WORK TASK
Return each line of the entries that mentions the word "scratch".

#### RECORDS TO PROCESS ####

RT_DEV uint32_t tileWordsOr6(const uint32_t* words, uint32_t i0, uint32_t i1, uint32_t i2, uint32_t i3, uint32_t i4, uint32_t i5) {
  uint32_t a, b, c, d, e, f;
  asm volatile("s_load_dword %0, %6, %7\n\ts_load_dword %1, %6, %8\n\ts_load_dword %2, %6, %9\n\ts_load_dword %3, %6, %10\n\ts_load_dword %4, %6, %11\n\ts_load_dword %5, %6, %12\n\ts_waitcnt lgkmcnt(0)"
               : "=&s"(a), "=&s"(b), "=&s"(c), "=&s"(d), "=&s"(e), "=&s"(f)
               : "s"(words), "s"(RT_SGPR(i0 * 4u)), "s"(RT_SGPR(i1 * 4u)), "s"(RT_SGPR(i2 * 4u)), "s"(RT_SGPR(i3 * 4u)), "s"(RT_SGPR(i4 * 4u)), "s"(RT_SGPR(i5 * 4u)) : "memory");
  return a | b | c | d | e | f;
}
RT_DEV uint32_t skyRunMin6(const uint32_t* words, uint32_t epoch, uint32_t i0, uint32_t i1, uint32_t i2, uint32_t i3, uint32_t i4, uint32_t i5) {
  uint32_t w[6];
  asm volatile("s_load_dword %0, %6, %7\n\ts_load_dword %1, %6, %8\n\ts_load_dword %2, %6, %9\n\ts_load_dword %3, %6, %10\n\ts_load_dword %4, %6, %11\n\ts_load_dword %5, %6, %12\n\ts_waitcnt lgkmcnt(0)"
               : "=&s"(w[0]), "=&s"(w[1]), "=&s"(w[2]), "=&s"(w[3]), "=&s"(w[4]), "=&s"(w[5])
               : "s"(words), "s"(RT_SGPR(i0 * 4u)), "s"(RT_SGPR(i1 * 4u)), "s"(RT_SGPR(i2 * 4u)), "s"(RT_SGPR(i3 * 4u)), "s"(RT_SGPR(i4 * 4u)), "s"(RT_SGPR(i5 * 4u)) : "memory");
  uint32_t run = 0xFFu;
#pragma unroll
  for (int k = 0; k < 6; ++k) run = min(run, (w[k] >> 8) == epoch ? w[k] & 0xFFu : 0u);
  return run;
}

typedef uint32_t U2 __attribute__((ext_vector_type(2)));
typedef uint32_t U4 __attribute__((ext_vector_type(4)));
RT_DEV void loadTemporalWords(const uint32_t* rowA, const uint32_t* rowB, const uint32_t* col0, const uint32_t* col1, const uint32_t* col2,
                              U4& a4, U2& a2, U4& b4, U2& b2, U4& c0, U4& c1, U4& c2) {
  asm volatile("s_load_dwordx4 %0, %7, 0x0\n\ts_load_dwordx2 %1, %7, 0x10\n\ts_load_dwordx4 %2, %8, 0x0\n\ts_load_dwordx2 %3, %8, 0x10\n\t"
               "s_load_dwordx4 %4, %9, 0x0\n\ts_load_dwordx4 %5, %10, 0x0\n\ts_load_dwordx4 %6, %11, 0x0\n\ts_waitcnt lgkmcnt(0)"
               : "=&s"(a4), "=&s"(a2), "=&s"(b4), "=&s"(b2), "=&s"(c0), "=&s"(c1), "=&s"(c2)
               : "s"(rowA), "s"(rowB), "s"(col0), "s"(col1), "s"(col2) : "memory");
}
RT_DEV void loadToneMapWords(const uint32_t* col0, const uint32_t* col1, const uint32_t* col2, U4& a4, U2& a2, U4& b4, U2& b2, U4& c4, U2& c2) {
  asm volatile("s_load_dwordx4 %0, %6, 0x0\n\ts_load_dwordx2 %1, %6, 0x10\n\ts_load_dwordx4 %2, %7, 0x0\n\ts_load_dwordx2 %3, %7, 0x10\n\t"
               "s_load_dwordx4 %4, %8, 0x0\n\ts_load_dwordx2 %5, %8, 0x10\n\ts_waitcnt lgkmcnt(0)"
               : "=&s"(a4), "=&s"(a2), "=&s"(b4), "=&s"(b2), "=&s"(c4), "=&s"(c2) : "s"(col0), "s"(col1), "s"(col2) : "memory");
}

#define RT_LOG2E 1.44269504088896341f

struct Centre { float nx, ny, nz, depth, rough, gaussK , depthK ; };
#define RT_NORMAL_SCALE_SQ 1046529.0f
RT_DEV float log2OfDot(float I) {
  const float d = fmaxf((I - RT_NORMAL_SCALE_SQ) * (1.0f / RT_NORMAL_SCALE_SQ), -1.0f);
  const float xr = 1.0f + d;
  const float dropped = (1.0f - xr) + d;
  return __builtin_fmaf(dropped, RT_LOG2E, __builtin_amdgcn_logf(xr));
}
template <bool DIFFUSE, int UNIFORM = 0>
RT_DEV float tapWeight(const Centre& c, int i, float nx, float ny, float nz, float depth, float rough) {
// ... 18 lines not shown
  const float sigma = (float)(br + 1) * (1.0f / 3.0f);
  c.gaussK = (-0.5f * RT_LOG2E) * rcpFast(sigma * sigma);
  c.depthK = depth * (4.0f * RT_LOG2E);
  return c;
}
template <int MODE>
RT_DEV void storeFiltered(const Targets& T, size_t pix, float mx, float my, float mz, float wsum) {
  const float rw = rcpFast(wsum);
  f3 mu = mk3(mx * rw, my * rw, mz * rw);
  if (MODE == 0 || MODE == 2) T.scratch[pix] = packRGBA16F(mu.x, mu.y, mu.z, 0.0f);
  if (MODE == 1) { mu = ITM3(mu); const uint2 v = packRGBA16F(mu.x, mu.y, mu.z, 1.0f); if (T.fltRfl) T.fltRfl[pix] = v; T.fltDff[pix] = v; }
  if (MODE == 3) {
    const f4 dest = unpackRGBA16F(T.fltRfl[pix]);
    mu = ITM3(mu);
    T.fltDff[pix] = packRGBA16F(dest.x + mu.x, dest.y + mu.y, dest.z + mu.z, dest.w);
  }
}
template <int MODE>
RT_DEV void storeSkipped(const Targets& T, size_t pix) {
  if (MODE == 1) { const f3 s = unpackR11G11B10F(T.rtRefl[pix]); const uint2 v = packRGBA16F(s.x, s.y, s.z, 0.0f); if (T.fltRfl) T.fltRfl[pix] = v; T.fltDff[pix] = v; }
}
template <int MODE>
RT_DEV f3 tapColour(const Targets& T, size_t ti) {
  if (MODE & 1) { const f4 v = unpackRGBA16F(T.scratch[ti]); return mk3(v.x, v.y, v.z); }
  return TM3(unpackR11G11B10F(MODE >= 2 ? T.rtDiff[ti] : T.rtRefl[ti]));
}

####

RESULT OF THIS TASK
  if (MODE == 0 || MODE == 2) T.scratch[pix] = packRGBA16F(mu.x, mu.y, mu.z, 0.0f);
  if (MODE & 1) { const f4 v = unpackRGBA16F(T.scratch[ti]); return mk3(v.x, v.y, v.z); }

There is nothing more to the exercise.